§ **MATERIAL FOR THE TASK**

@@ -70,6 +66,16 @@
       if (fxe != 0 && fye != 0 && x_ + fxe < w && y_ + fye < h && x_ + fxe > 0 && y_ + fye > 0) { good = 1; d = dd > 0 ? dd : -1.f; }
     }
   }
+  return good;
+}
+
+__global__ void k_renew_pred(int n, const float* __restrict__ px, const float* __restrict__ py, const int32_t* __restrict__ mask,
+                             const float* __restrict__ depth, const float* __restrict__ flow, int w, int h,
+                             int32_t* __restrict__ ok, float* __restrict__ fx, float* __restrict__ fy, float* __restrict__ dout) {
+  const int i = blockIdx.x * blockDim.x + threadIdx.x;
+  if (i >= n) return;
+  float fxe, fye, d;
+  const int good = renew_pred(px[i], py[i], mask, depth, flow, w, h, fxe, fye, d);
   ok[i] = good; fx[i] = fxe; fy[i] = fye; dout[i] = d;
 }
 
@@ -95,6 +101,68 @@
   }
 }
 
+__global__ __launch_bounds__(kRenewThreads) void k_renew_static_one(int n1, const float* __restrict__ px1, const float* __restrict__ py1,
+                                                                    int n2, const float* __restrict__ px2, const float* __restrict__ py2,
+                                                                    const int32_t* __restrict__ mask, const float* __restrict__ depth, const float* __restrict__ flow, int w, int h,
+                                                                    int max_keep, int has_xyz, Cam cam,
+                                                                    int32_t* __restrict__ ok1, float* __restrict__ fx1, float* __restrict__ fy1, float* __restrict__ d1, float* __restrict__ xyz1,
+                                                                    int32_t* __restrict__ ok2, int32_t* __restrict__ used2, float* __restrict__ fx2, float* __restrict__ fy2,
+                                                                    float* __restrict__ d2, float* __restrict__ xyz2) {
+  __shared__ float2 s_key[kRenewCap];
+  __shared__ float s_xyz1[3 * kRenewSlice], s_xyz2[3 * kRenewSlice];
+  __shared__ int s_used[kRenewSlice];
+  __shared__ int lds[17];
+  const int t = threadIdx.x, lane = t & 63, wv = t >> 6;
+  const int lo = blockIdx.x * kRenewSlice;
+  if (t < kRenewSlice) s_used[t] = 0;
+  int carry = 0;
+  for (int base = 0; base < n1; base += kRenewThreads) {
+    const int i = base + t;
+    int v = 0;
+    float x_ = 0, y_ = 0;
+    if (i < n1) {
+      x_ = px1[i]; y_ = py1[i];
+      float fxe, fye, d;
+      v = renew_pred(x_, y_, mask, depth, flow, w, h, fxe, fye, d);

§ **TASK DETAILS**
Having read the records, return each one exactly.

§ **EXERCISE ANSWER**
@@ -70,6 +66,16 @@
       if (fxe != 0 && fye != 0 && x_ + fxe < w && y_ + fye < h && x_ + fxe > 0 && y_ + fye > 0) { good = 1; d = dd > 0 ? dd : -1.f; }
     }
   }
+  return good;
+}
+
+__global__ void k_renew_pred(int n, const float* __restrict__ px, const float* __restrict__ py, const int32_t* __restrict__ mask,
+                             const float* __restrict__ depth, const float* __restrict__ flow, int w, int h,
+                             int32_t* __restrict__ ok, float* __restrict__ fx, float* __restrict__ fy, float* __restrict__ dout) {
+  const int i = blockIdx.x * blockDim.x + threadIdx.x;
+  if (i >= n) return;
+  float fxe, fye, d;
+  const int good = renew_pred(px[i], py[i], mask, depth, flow, w, h, fxe, fye, d);
   ok[i] = good; fx[i] = fxe; fy[i] = fye; dout[i] = d;
 }
 
@@ -95,6 +101,68 @@
   }
 }
 
+__global__ __launch_bounds__(kRenewThreads) void k_renew_static_one(int n1, const float* __restrict__ px1, const float* __restrict__ py1,
+                                                                    int n2, const float* __restrict__ px2, const float* __restrict__ py2,
+                                                                    const int32_t* __restrict__ mask, const float* __restrict__ depth, const float* __restrict__ flow, int w, int h,
+                                                                    int max_keep, int has_xyz, Cam cam,
+                                                                    int32_t* __restrict__ ok1, float* __restrict__ fx1, float* __restrict__ fy1, float* __restrict__ d1, float* __restrict__ xyz1,
+                                                                    int32_t* __restrict__ ok2, int32_t* __restrict__ used2, float* __restrict__ fx2, float* __restrict__ fy2,
+                                                                    float* __restrict__ d2, float* __restrict__ xyz2) {
+  __shared__ float2 s_key[kRenewCap];
+  __shared__ float s_xyz1[3 * kRenewSlice], s_xyz2[3 * kRenewSlice];
+  __shared__ int s_used[kRenewSlice];
+  __shared__ int lds[17];
+  const int t = threadIdx.x, lane = t & 63, wv = t >> 6;
+  const int lo = blockIdx.x * kRenewSlice;
+  if (t < kRenewSlice) s_used[t] = 0;
+  int carry = 0;
+  for (int base = 0; base < n1; base += kRenewThreads) {
+    const int i = base + t;
+    int v = 0;
+    float x_ = 0, y_ = 0;
+    if (i < n1) {
+      x_ = px1[i]; y_ = py1[i];
+      float fxe, fye, d;
+      v = renew_pred(x_, y_, mask, depth, flow, w, h, fxe, fye, d);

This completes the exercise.